[WHAT THE EXERCISE ASKS]:
Please return each record below exactly, with nothing left out.
################
int effocr_encoder_upload(effocr_encoder_t* enc, void* weights_dev, size_t bytes) {
  if (!enc || !weights_dev) return fail(EFFOCR_EINVAL, "upload: NULL argument");
  if (bytes < enc->wbytes) return fail(EFFOCR_EWORKSPACE, "upload: weight buffer too small");
  for (const Param& p : enc->params)
    if (!p.set) return fail(EFFOCR_ESTATE, "upload: parameter '" + p.name + "' was never set");
  std::vector<char> blob(enc->wbytes, 0);
  if (enc->is_vit) pack_vit(enc, blob); else if (enc->is_cnx) pack_convnext(enc, blob); else if (enc->is_mnv) pack_mobilenetv3(enc, blob);
  else pack_resnet(enc, blob);
  const hipError_t er = hipMemcpy(weights_dev, blob.data(), enc->wbytes, hipMemcpyHostToDevice);
  if (er != hipSuccess) return fail(EFFOCR_EHIP, std::string("upload: hipMemcpy: ") + hipGetErrorString(er));
  enc->wdev = static_cast<const char*>(weights_dev);
  return EFFOCR_OK;
}

size_t effocr_encoder_workspace_bytes(const effocr_encoder_t* enc, int batch) {
  if (!enc || batch <= 0) return 0;
  if (enc->is_cnx) return convnext_ws(enc, cnx_chunk(enc, batch)).total;
  if (enc->is_mnv) return mnv3_ws(enc, mnv3_chunk(enc, batch)).total;
  if (!enc->is_vit) return resnet_ws(enc, batch).total;
  return vit_ws(enc, (enc->chunk > 0 && enc->chunk < batch) ? enc->chunk : batch).total;
}

int effocr_encoder_set_option(effocr_encoder_t* enc, const char* name, int value) {
  if (!enc || !name) return fail(EFFOCR_EINVAL, "set_option: NULL argument");
  const std::string n = name;
  if (n == "use_panel") { enc->use_panel = value; return EFFOCR_OK; }
  if (n == "debug") { enc->debug = value; return EFFOCR_OK; }
  if (n == "use_gemm2") { enc->use_gemm2 = value; return EFFOCR_OK; }
  if (n == "use_blocked") { enc->use_blocked = value; return EFFOCR_OK; }
  if (n == "tail_split") { enc->tail_split = value; return EFFOCR_OK; }
  if (n == "split6") { enc->split6 = value; return EFFOCR_OK; }
  if (n == "mlp_pair") { enc->mlp_pair = value; return EFFOCR_OK; }
  if (n == "pair_parts") { enc->pair_parts = value; return EFFOCR_OK; }
  if (n == "use_gemm3") { enc->use_gemm3 = value; return EFFOCR_OK; }
  if (n == "use_lnfold") { enc->use_lnfold = value; return EFFOCR_OK; }
  if (n == "use_mlp") { enc->use_mlp = value; return EFFOCR_OK; }
  if (n == "use_qkvattn") { enc->use_qkvattn = value; return EFFOCR_OK; }
  if (n == "qa_min_batch") { enc->qa_min_batch = value; return EFFOCR_OK; }
  if (n == "qa_hsplit") { enc->qa_hsplit = value; return EFFOCR_OK; }
  if (n == "use_patchf") { enc->use_patchf = value; return EFFOCR_OK; }
  if (n == "use_projf") { enc->use_projf = value; return EFFOCR_OK; }
  if (n == "cls_only_last") { enc->cls_only_last = value; return EFFOCR_OK; }
  if (n == "mlp_stagger_min_rounds") { enc->mlp_stagger_min_rounds = value < 1 ? 1 : value; return EFFOCR_OK; }
  if (n == "mlp_tail_first") { enc->mlp_tail_first = value < 0 ? 0 : value & ~7; return EFFOCR_OK; }
  if (n == "mlp_stagger") { enc->mlp_stagger = value < 0 ? 0 : value; return EFFOCR_OK; }
  if (n == "panel_rows") { if (value != 64 && value != 128) return fail(EFFOCR_EINVAL, "set_option: panel_rows must be 64 or 128"); enc->panel_rows = value; return EFFOCR_OK; }
  if (n == "call_size_invariant") {
    if (value != 0 && value != 1) return fail(EFFOCR_EINVAL, "set_option: call_size_invariant must be 0 or 1");
    enc->call_size_invariant = value; return EFFOCR_OK;
  }
  if (n == "chunk") { if (value < 0) return fail(EFFOCR_EINVAL, "set_option: chunk < 0"); enc->chunk = value; return EFFOCR_OK; }
  return fail(EFFOCR_EINVAL, "set_option: unknown option '" + n + "'");
}

int effocr_encoder_set_chunk(effocr_encoder_t* enc, int crops_per_chunk) {
  if (!enc || crops_per_chunk < 0) return fail(EFFOCR_EINVAL, "set_chunk: bad argument");
  enc->chunk = crops_per_chunk;
  return EFFOCR_OK;
}

int effocr_encoder_forward(effocr_encoder_t* enc, const float* x_dev, int batch, float* emb_dev, int l2_normalize,
                           void* workspace_dev, size_t workspace_bytes, void* stream) {
  return effocr_encoder_forward_ex(enc, x_dev, EFFOCR_PREC_FP32, batch, emb_dev, l2_normalize, workspace_dev, workspace_bytes, stream);
}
################
[WRITTEN RESPONSE]:
int effocr_encoder_upload(effocr_encoder_t* enc, void* weights_dev, size_t bytes) {
  if (!enc || !weights_dev) return fail(EFFOCR_EINVAL, "upload: NULL argument");
  if (bytes < enc->wbytes) return fail(EFFOCR_EWORKSPACE, "upload: weight buffer too small");
  for (const Param& p : enc->params)
    if (!p.set) return fail(EFFOCR_ESTATE, "upload: parameter '" + p.name + "' was never set");
  std::vector<char> blob(enc->wbytes, 0);
  if (enc->is_vit) pack_vit(enc, blob); else if (enc->is_cnx) pack_convnext(enc, blob); else if (enc->is_mnv) pack_mobilenetv3(enc, blob);
  else pack_resnet(enc, blob);
  const hipError_t er = hipMemcpy(weights_dev, blob.data(), enc->wbytes, hipMemcpyHostToDevice);
  if (er != hipSuccess) return fail(EFFOCR_EHIP, std::string("upload: hipMemcpy: ") + hipGetErrorString(er));
  enc->wdev = static_cast<const char*>(weights_dev);
  return EFFOCR_OK;
}

size_t effocr_encoder_workspace_bytes(const effocr_encoder_t* enc, int batch) {
  if (!enc || batch <= 0) return 0;
  if (enc->is_cnx) return convnext_ws(enc, cnx_chunk(enc, batch)).total;
  if (enc->is_mnv) return mnv3_ws(enc, mnv3_chunk(enc, batch)).total;
  if (!enc->is_vit) return resnet_ws(enc, batch).total;
  return vit_ws(enc, (enc->chunk > 0 && enc->chunk < batch) ? enc->chunk : batch).total;
}

int effocr_encoder_set_option(effocr_encoder_t* enc, const char* name, int value) {
  if (!enc || !name) return fail(EFFOCR_EINVAL, "set_option: NULL argument");
  const std::string n = name;
  if (n == "use_panel") { enc->use_panel = value; return EFFOCR_OK; }
  if (n == "debug") { enc->debug = value; return EFFOCR_OK; }
  if (n == "use_gemm2") { enc->use_gemm2 = value; return EFFOCR_OK; }
  if (n == "use_blocked") { enc->use_blocked = value; return EFFOCR_OK; }
  if (n == "tail_split") { enc->tail_split = value; return EFFOCR_OK; }
  if (n == "split6") { enc->split6 = value; return EFFOCR_OK; }
  if (n == "mlp_pair") { enc->mlp_pair = value; return EFFOCR_OK; }
  if (n == "pair_parts") { enc->pair_parts = value; return EFFOCR_OK; }
  if (n == "use_gemm3") { enc->use_gemm3 = value; return EFFOCR_OK; }
  if (n == "use_lnfold") { enc->use_lnfold = value; return EFFOCR_OK; }
  if (n == "use_mlp") { enc->use_mlp = value; return EFFOCR_OK; }
  if (n == "use_qkvattn") { enc->use_qkvattn = value; return EFFOCR_OK; }
  if (n == "qa_min_batch") { enc->qa_min_batch = value; return EFFOCR_OK; }
  if (n == "qa_hsplit") { enc->qa_hsplit = value; return EFFOCR_OK; }
  if (n == "use_patchf") { enc->use_patchf = value; return EFFOCR_OK; }
  if (n == "use_projf") { enc->use_projf = value; return EFFOCR_OK; }
  if (n == "cls_only_last") { enc->cls_only_last = value; return EFFOCR_OK; }
  if (n == "mlp_stagger_min_rounds") { enc->mlp_stagger_min_rounds = value < 1 ? 1 : value; return EFFOCR_OK; }
  if (n == "mlp_tail_first") { enc->mlp_tail_first = value < 0 ? 0 : value & ~7; return EFFOCR_OK; }
  if (n == "mlp_stagger") { enc->mlp_stagger = value < 0 ? 0 : value; return EFFOCR_OK; }
  if (n == "panel_rows") { if (value != 64 && value != 128) return fail(EFFOCR_EINVAL, "set_option: panel_rows must be 64 or 128"); enc->panel_rows = value; return EFFOCR_OK; }
  if (n == "call_size_invariant") {
    if (value != 0 && value != 1) return fail(EFFOCR_EINVAL, "set_option: call_size_invariant must be 0 or 1");
    enc->call_size_invariant = value; return EFFOCR_OK;
  }
  if (n == "chunk") { if (value < 0) return fail(EFFOCR_EINVAL, "set_option: chunk < 0"); enc->chunk = value; return EFFOCR_OK; }
  return fail(EFFOCR_EINVAL, "set_option: unknown option '" + n + "'");
}

int effocr_encoder_set_chunk(effocr_encoder_t* enc, int crops_per_chunk) {
  if (!enc || crops_per_chunk < 0) return fail(EFFOCR_EINVAL, "set_chunk: bad argument");
  enc->chunk = crops_per_chunk;
  return EFFOCR_OK;
}

int effocr_encoder_forward(effocr_encoder_t* enc, const float* x_dev, int batch, float* emb_dev, int l2_normalize,
                           void* workspace_dev, size_t workspace_bytes, void* stream) {
  return effocr_encoder_forward_ex(enc, x_dev, EFFOCR_PREC_FP32, batch, emb_dev, l2_normalize, workspace_dev, workspace_bytes, stream);
}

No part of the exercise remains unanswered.